Exercise input Start Marker

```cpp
struct Switch { const char* key; int zvx_ctx::*v; bool (*ok)(int64_t); };
bool flag(int64_t v) { return v == 0 || v == 1; }
bool count(int64_t v) { return v >= 0 && v <= INT32_MAX; }
const Switch kSwitches[] = {
    {"profile", &zvx_ctx::profile, [](int64_t v) { return v >= 0 && v <= 2; }},
    {"profile_only", &zvx_ctx::profile_only, [](int64_t v) { return v >= -1 && v < gemm_num_variants(); }},
    {"shape_log", &zvx_ctx::shape_log, flag},
    {"rs_prof", &zvx_ctx::rs_prof, flag},
    {"f16_sat_check", &zvx_ctx::sat_check, flag},
    {"poison_pads", &zvx_ctx::poison_pads, flag},
    {"max_frames", &zvx_ctx::max_frames, [](int64_t v) { return v >= 1 && v <= (1 << 24); }},
    {"enc_split", &zvx_ctx::enc_split, [](int64_t v) { return v >= 0 && v <= 2; }},
    {"attn_f32", &zvx_ctx::use_attn_f32, flag},
    {"flash", &zvx_ctx::use_flash, flag},
    {"front_overlap", &zvx_ctx::front_overlap, [](int64_t v) { return v >= 0 && v <= 2; }},
    {"va_overlap_maxb", &zvx_ctx::va_overlap_maxb, count},
    {"dec_f16", &zvx_ctx::dec_f16, flag},
    {"dec_flat", &zvx_ctx::dec_flat, flag},
    {"dec_sc_fuse", &zvx_ctx::dec_sc_fuse, flag},
    {"norm_fuse_maxb", &zvx_ctx::norm_fuse_maxb, count},
    {"voc_f16", &zvx_ctx::voc_f16, flag},
    {"voc_f16_stages", &zvx_ctx::voc_f16_stages, [](int64_t v) { return v >= -1 && v <= INT32_MAX; }},
    {"voc_overlap_maxb", &zvx_ctx::voc_overlap_maxb, count},
    {"voc_overlap_frames", &zvx_ctx::voc_overlap_frames, count},
    {"stagefuse", &zvx_ctx::use_stagefuse, flag},
    {"rb2fuse", &zvx_ctx::use_rb2fuse, flag},
    {"resstream", &zvx_ctx::use_resstream, flag},
    {"rs_seg_min", &zvx_ctx::rs_seg_min, [](int64_t v) { return v >= -1 && v <= INT32_MAX; }},
    {"pairstream", &zvx_ctx::use_pairstream, [](int64_t v) { return v == -1 || v == 0 || v == 1 || v == 3; }},
    {"slab_small", &zvx_ctx::slab_small, [](int64_t v) { return (v & ~32) >= 0 && (v & ~32) <= 2; }},
    {"slab_flat", &zvx_ctx::slab_flat, flag},
    {"spk_pool_fuse", &zvx_ctx::spk_pool_fuse, flag},
    {"spk_s2_fuse", &zvx_ctx::spk_s2_fuse, flag},
    {"out_rate", &zvx_ctx::out_rate, count},
};
const Switch* find_switch(const char* key) {
    for (const Switch& s : kSwitches) if (!strcmp(s.key, key)) return &s;
    return nullptr;
}

}

int64_t zvx_get_int(const zvx_ctx* c, const char* key) {
    if (!c || !key) return -1;
    if (const Switch* s = find_switch(key)) return c->*s->v;
    const std::string k(key);
    if (k == "precision") return c->dt == DT_F32 ? 1 : 0;
    if (k == "hidden") return c->H;
    if (k == "n_mels") return c->n_mels;
    if (k == "hop") return c->hop;
    if (k == "device") return c->device;
    if (k == "dec_kind") return c->dec_kind;
    if (k == "Lmax") return c->Lmax;
    if (k == "f16_sat_events") {
        zvx_ctx* m = const_cast<zvx_ctx*>(c);
        unsigned long long n = 0;
        if (hipSetDevice(m->device) != hipSuccess) return -1;
        try { unsigned long long* d = m->sat_count_dev(); m->sync(); if (hipMemcpy(&n, d, sizeof n, hipMemcpyDeviceToHost) != hipSuccess) return -1; } catch (...) { return -1; }
        return (int64_t)n;
    }
    if (k == "host_slot") return c->host_last;
    if (k.rfind("variant_id:", 0) == 0) { for (int i = 0; i < gemm_num_variants(); i++) if (k.substr(11) == gemm_variant_name(i)) return i; return -1; }
    auto it = c->cfg.find(k);
    if (it != c->cfg.end()) return atoll(it->second.c_str());
    return -1;
}

zvx_status zvx_set_int(zvx_ctx* c, const char* key, int64_t value) {
    return guarded(c, [&] {
        if (!key) fail(ZVX_E_INVALID, "key is NULL");
        const Switch* s = find_switch(key);
        if (!s) fail(ZVX_E_INVALID, "unknown option '%s'", key);
        if (!s->ok(value)) fail(ZVX_E_INVALID, "option '%s' does not take the value %lld", key, (long long)value);
        const std::string k(key);
        if (k == "out_rate" && value) {
// ... 550 lines not shown
```

### zerovox_amd/csrc/zvx_kernels.h

```cpp
#pragma once
#include <hip/hip_runtime.h>
#include <hip/hip_ext.h>
#include <stdint.h>
#include <atomic>
#include <mutex>
#include <set>
#include <utility>

extern thread_local hipEvent_t zvx_gemm_ev_start, zvx_gemm_ev_stop;
#define ZVX_DISPATCH(kernel, grid, block, lds, stream, ...) \
    do { if (zvx_gemm_ev_start) hipExtLaunchKernelGGL(kernel, grid, block, lds, stream, zvx_gemm_ev_start, zvx_gemm_ev_stop, 0, __VA_ARGS__); \
         else hipLaunchKernelGGL(kernel, grid, block, lds, stream, __VA_ARGS__); } while (0)

namespace zvx {

inline void profile_events(hipEvent_t start, hipEvent_t stop) { zvx_gemm_ev_start = start; zvx_gemm_ev_stop = stop; }

typedef unsigned short bf16_t;

enum DType { DT_F32 = 0, DT_BF16 = 1, DT_F16 = 2 };
static inline size_t dtype_size(int dt) { return dt == DT_F32 ? 4 : 2; }
inline int num_cus() {
    static const int n = [] { int dev = 0, v = 0; if (hipGetDevice(&dev) != hipSuccess || hipDeviceGetAttribute(&v, hipDeviceAttributeMultiprocessorCount, dev) != hipSuccess || v <= 0) v = 256; return v; }();
    return n;
// ... 64 lines not shown
const char* gemm_variant_name(int id);
int gemm_num_variants();

struct StreamArgs {
    const void* X; long x_bs; int ldx;
    const void* W1[3]; const void* W2[3];
    const float* b1[3]; const float* b2[3];
    int dil[3];
    int C, ntaps, npair;
    void* out; long o_bs; int ldo;
    void* accum; long a_bs; int lda; int accum_mode;
    float slope1, res_inv_slope, out_scale, slope;
    const int* len; int M, nbatch;
    int S, nseg;
    int dX0, dT, dX[3];
    double flops;
    long long* prof;
    int seg_min;
    int f16;
};
int launch_resstream(StreamArgs a, hipStream_t stream, bool dry_run);

struct PairArgs {
    const void* X; long x_bs; int ldx;
    const void* W1; const void* W2;
    const float* b1; const float* b2;
    int C, ntaps, dil;
    void* out; long o_bs; int ldo;
    void* accum; long a_bs; int lda; int accum_mode;
    float slope1, res_inv_slope, out_scale, slope;
    const int* len; int M, nbatch;
    int force;
    int f16;
    int S, nseg, DX, DT, G0;
    long long* prof;
};
bool launch_pairstream(PairArgs a, hipStream_t stream, bool dry_run);
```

Exercise input End Marker

= The task =
Note every line in the material with "inline" and copy it.

= Solution for this task =
inline void profile_events(hipEvent_t start, hipEvent_t stop) { zvx_gemm_ev_start = start; zvx_gemm_ev_stop = stop; }
static inline size_t dtype_size(int dt) { return dt == DT_F32 ? 4 : 2; }
inline int num_cus() {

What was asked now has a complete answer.